▶ PROBLEM: Lines with the word "fail" in them are the ones to copy from the records.

▶ MATERIAL PROVIDED:
▬▬▬
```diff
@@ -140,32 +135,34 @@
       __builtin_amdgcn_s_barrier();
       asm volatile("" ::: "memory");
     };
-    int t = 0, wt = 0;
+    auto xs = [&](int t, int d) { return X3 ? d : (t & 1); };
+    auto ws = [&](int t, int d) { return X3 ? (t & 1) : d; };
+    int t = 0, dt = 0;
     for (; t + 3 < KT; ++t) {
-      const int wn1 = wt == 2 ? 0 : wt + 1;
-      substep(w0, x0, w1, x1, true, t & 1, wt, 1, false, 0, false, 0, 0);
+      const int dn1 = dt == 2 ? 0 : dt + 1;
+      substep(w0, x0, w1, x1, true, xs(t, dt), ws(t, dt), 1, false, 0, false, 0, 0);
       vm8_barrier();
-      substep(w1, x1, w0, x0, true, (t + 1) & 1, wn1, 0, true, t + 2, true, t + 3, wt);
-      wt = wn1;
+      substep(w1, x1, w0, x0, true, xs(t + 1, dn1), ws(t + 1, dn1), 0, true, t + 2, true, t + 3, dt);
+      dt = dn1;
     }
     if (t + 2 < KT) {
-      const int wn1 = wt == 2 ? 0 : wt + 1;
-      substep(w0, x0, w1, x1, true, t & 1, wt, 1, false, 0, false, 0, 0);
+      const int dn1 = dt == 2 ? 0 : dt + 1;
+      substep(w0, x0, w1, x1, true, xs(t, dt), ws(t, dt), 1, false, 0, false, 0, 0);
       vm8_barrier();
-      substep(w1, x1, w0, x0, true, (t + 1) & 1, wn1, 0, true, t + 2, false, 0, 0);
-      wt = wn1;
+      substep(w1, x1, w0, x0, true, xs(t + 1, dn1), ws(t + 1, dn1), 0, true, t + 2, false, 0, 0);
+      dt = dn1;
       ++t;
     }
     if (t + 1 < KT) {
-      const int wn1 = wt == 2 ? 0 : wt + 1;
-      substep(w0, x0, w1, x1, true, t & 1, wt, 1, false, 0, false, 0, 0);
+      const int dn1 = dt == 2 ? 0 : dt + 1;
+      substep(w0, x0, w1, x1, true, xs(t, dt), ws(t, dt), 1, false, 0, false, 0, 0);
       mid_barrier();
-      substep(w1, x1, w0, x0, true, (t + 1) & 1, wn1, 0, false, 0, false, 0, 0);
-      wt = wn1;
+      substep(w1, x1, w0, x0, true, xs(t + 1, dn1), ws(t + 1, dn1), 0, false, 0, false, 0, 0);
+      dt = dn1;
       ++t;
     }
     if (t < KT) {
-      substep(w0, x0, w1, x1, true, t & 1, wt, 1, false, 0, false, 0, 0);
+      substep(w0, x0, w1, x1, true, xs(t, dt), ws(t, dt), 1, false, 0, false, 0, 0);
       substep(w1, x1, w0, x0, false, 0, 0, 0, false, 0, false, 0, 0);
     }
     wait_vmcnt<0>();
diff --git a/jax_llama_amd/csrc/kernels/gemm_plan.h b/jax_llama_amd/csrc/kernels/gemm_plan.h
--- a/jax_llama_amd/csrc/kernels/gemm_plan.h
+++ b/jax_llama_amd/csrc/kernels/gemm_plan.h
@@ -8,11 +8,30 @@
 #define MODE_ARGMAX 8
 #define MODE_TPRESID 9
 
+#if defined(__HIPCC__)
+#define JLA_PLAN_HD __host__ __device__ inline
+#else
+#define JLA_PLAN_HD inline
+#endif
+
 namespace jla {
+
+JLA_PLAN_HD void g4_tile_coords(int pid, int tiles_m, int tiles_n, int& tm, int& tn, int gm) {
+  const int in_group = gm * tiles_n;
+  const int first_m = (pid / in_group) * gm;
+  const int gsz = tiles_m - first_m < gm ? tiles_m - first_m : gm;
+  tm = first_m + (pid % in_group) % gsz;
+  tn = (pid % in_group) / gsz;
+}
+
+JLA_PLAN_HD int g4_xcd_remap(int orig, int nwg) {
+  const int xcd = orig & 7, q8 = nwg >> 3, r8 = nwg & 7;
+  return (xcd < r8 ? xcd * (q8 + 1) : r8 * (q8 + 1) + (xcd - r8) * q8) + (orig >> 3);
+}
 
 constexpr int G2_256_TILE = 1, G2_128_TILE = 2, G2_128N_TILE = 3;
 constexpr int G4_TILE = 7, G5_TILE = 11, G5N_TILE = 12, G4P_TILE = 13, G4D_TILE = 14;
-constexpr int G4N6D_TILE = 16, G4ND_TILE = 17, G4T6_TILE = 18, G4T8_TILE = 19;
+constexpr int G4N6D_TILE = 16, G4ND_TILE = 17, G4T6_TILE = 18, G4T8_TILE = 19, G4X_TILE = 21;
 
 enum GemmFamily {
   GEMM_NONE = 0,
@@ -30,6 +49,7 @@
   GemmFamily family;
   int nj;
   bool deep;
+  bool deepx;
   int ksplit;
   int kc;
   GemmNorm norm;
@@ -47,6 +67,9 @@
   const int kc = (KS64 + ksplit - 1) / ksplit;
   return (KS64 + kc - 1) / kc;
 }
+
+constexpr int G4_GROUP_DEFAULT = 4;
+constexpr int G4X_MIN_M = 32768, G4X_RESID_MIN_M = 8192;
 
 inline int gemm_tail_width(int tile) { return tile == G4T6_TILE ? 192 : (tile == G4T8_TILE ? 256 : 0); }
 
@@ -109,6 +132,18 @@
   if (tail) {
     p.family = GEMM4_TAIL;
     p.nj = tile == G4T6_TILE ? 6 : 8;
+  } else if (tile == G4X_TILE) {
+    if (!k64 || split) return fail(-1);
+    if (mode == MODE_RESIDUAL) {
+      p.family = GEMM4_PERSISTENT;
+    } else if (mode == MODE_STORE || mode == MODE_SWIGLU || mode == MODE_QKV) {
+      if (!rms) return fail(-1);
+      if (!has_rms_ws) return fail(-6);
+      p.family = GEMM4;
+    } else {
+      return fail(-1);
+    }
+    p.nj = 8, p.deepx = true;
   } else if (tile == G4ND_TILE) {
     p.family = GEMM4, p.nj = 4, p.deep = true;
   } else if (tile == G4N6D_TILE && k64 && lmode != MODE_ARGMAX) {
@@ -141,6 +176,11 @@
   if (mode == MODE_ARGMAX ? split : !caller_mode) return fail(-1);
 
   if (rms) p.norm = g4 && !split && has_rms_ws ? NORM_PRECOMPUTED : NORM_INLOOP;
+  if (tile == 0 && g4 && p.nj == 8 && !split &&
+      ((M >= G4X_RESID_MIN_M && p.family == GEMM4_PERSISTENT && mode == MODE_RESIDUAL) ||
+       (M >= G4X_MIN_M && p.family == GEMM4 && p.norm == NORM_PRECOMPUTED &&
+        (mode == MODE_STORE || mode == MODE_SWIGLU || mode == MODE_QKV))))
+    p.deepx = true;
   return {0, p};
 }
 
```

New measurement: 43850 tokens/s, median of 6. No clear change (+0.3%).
▬▬▬
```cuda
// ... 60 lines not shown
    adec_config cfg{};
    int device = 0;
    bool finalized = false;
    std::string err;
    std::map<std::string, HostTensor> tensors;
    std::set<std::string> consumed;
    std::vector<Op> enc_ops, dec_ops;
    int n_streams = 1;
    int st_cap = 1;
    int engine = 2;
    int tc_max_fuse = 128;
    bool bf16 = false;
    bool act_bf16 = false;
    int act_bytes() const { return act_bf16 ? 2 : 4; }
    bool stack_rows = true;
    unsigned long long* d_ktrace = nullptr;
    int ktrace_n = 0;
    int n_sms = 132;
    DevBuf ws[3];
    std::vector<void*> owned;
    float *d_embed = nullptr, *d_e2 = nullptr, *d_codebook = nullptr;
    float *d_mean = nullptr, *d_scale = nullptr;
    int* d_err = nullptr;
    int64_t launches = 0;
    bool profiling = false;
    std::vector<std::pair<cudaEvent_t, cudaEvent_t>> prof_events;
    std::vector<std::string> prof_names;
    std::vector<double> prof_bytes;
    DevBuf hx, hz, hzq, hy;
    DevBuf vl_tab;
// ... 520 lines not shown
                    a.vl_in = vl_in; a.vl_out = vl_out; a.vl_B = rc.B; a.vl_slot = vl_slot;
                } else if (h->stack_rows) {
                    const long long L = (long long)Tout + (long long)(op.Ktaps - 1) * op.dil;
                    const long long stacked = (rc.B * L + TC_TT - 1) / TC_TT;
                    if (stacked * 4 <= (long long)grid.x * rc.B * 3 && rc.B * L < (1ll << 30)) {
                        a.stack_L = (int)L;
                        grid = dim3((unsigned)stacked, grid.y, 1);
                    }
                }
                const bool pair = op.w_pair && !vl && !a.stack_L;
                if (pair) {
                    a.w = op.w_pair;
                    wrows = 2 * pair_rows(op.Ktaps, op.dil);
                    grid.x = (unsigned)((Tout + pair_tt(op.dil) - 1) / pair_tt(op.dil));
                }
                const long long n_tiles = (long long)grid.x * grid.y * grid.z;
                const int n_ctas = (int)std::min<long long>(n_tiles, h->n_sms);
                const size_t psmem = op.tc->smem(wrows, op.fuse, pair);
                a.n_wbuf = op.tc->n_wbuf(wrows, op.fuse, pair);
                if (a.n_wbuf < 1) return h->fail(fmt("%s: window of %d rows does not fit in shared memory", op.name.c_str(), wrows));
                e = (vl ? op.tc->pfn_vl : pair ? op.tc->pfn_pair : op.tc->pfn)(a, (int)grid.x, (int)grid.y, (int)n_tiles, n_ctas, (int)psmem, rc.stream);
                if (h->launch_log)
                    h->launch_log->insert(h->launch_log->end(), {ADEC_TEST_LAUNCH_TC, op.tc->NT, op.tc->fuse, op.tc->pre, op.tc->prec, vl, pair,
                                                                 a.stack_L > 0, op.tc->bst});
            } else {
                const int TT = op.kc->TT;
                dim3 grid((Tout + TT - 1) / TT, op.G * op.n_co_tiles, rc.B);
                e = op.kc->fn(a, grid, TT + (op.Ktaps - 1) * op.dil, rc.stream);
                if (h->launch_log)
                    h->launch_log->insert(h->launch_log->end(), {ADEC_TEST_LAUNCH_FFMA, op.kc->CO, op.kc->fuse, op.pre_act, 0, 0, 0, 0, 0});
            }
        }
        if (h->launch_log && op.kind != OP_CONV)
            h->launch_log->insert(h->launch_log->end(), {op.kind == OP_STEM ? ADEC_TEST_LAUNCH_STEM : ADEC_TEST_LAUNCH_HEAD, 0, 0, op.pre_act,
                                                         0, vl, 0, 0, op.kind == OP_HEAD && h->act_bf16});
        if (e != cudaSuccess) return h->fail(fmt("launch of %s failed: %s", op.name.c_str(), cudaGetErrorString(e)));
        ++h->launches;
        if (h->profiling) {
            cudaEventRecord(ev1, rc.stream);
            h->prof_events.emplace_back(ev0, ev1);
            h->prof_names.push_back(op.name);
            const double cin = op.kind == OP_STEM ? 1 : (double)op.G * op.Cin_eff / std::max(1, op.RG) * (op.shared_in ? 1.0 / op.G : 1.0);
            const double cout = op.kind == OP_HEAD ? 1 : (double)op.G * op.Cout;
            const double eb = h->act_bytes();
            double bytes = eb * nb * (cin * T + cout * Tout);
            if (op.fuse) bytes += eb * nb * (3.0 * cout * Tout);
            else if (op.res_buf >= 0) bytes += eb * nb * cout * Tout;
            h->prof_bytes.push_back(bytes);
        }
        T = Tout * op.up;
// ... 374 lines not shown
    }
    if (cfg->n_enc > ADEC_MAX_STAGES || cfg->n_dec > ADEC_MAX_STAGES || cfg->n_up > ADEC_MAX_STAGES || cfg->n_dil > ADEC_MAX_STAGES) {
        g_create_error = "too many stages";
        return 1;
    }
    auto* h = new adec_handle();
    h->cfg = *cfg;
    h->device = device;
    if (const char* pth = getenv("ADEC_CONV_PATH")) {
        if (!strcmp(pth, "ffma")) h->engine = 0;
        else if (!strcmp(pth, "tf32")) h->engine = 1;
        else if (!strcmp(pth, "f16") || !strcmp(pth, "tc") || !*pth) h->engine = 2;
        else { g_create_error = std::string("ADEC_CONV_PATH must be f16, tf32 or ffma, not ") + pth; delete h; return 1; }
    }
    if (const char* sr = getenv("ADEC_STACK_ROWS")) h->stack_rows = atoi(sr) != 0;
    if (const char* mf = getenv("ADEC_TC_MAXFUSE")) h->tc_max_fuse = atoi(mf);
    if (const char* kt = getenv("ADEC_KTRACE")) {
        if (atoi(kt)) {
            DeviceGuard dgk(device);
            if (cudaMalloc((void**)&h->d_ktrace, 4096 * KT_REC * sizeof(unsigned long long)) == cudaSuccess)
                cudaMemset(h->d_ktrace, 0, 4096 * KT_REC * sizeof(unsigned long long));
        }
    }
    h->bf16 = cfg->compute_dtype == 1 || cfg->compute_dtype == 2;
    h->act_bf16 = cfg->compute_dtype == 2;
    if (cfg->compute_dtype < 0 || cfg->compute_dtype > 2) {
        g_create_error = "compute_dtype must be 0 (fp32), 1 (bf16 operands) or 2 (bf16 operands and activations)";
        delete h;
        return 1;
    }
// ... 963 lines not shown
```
▬▬▬
▶ RESULT OF THE TASK:
+    if (!k64 || split) return fail(-1);
+      if (!rms) return fail(-1);
+      if (!has_rms_ws) return fail(-6);
+      return fail(-1);
   if (mode == MODE_ARGMAX ? split : !caller_mode) return fail(-1);
                if (a.n_wbuf < 1) return h->fail(fmt("%s: window of %d rows does not fit in shared memory", op.name.c_str(), wrows));
        if (e != cudaSuccess) return h->fail(fmt("launch of %s failed: %s", op.name.c_str(), cudaGetErrorString(e)));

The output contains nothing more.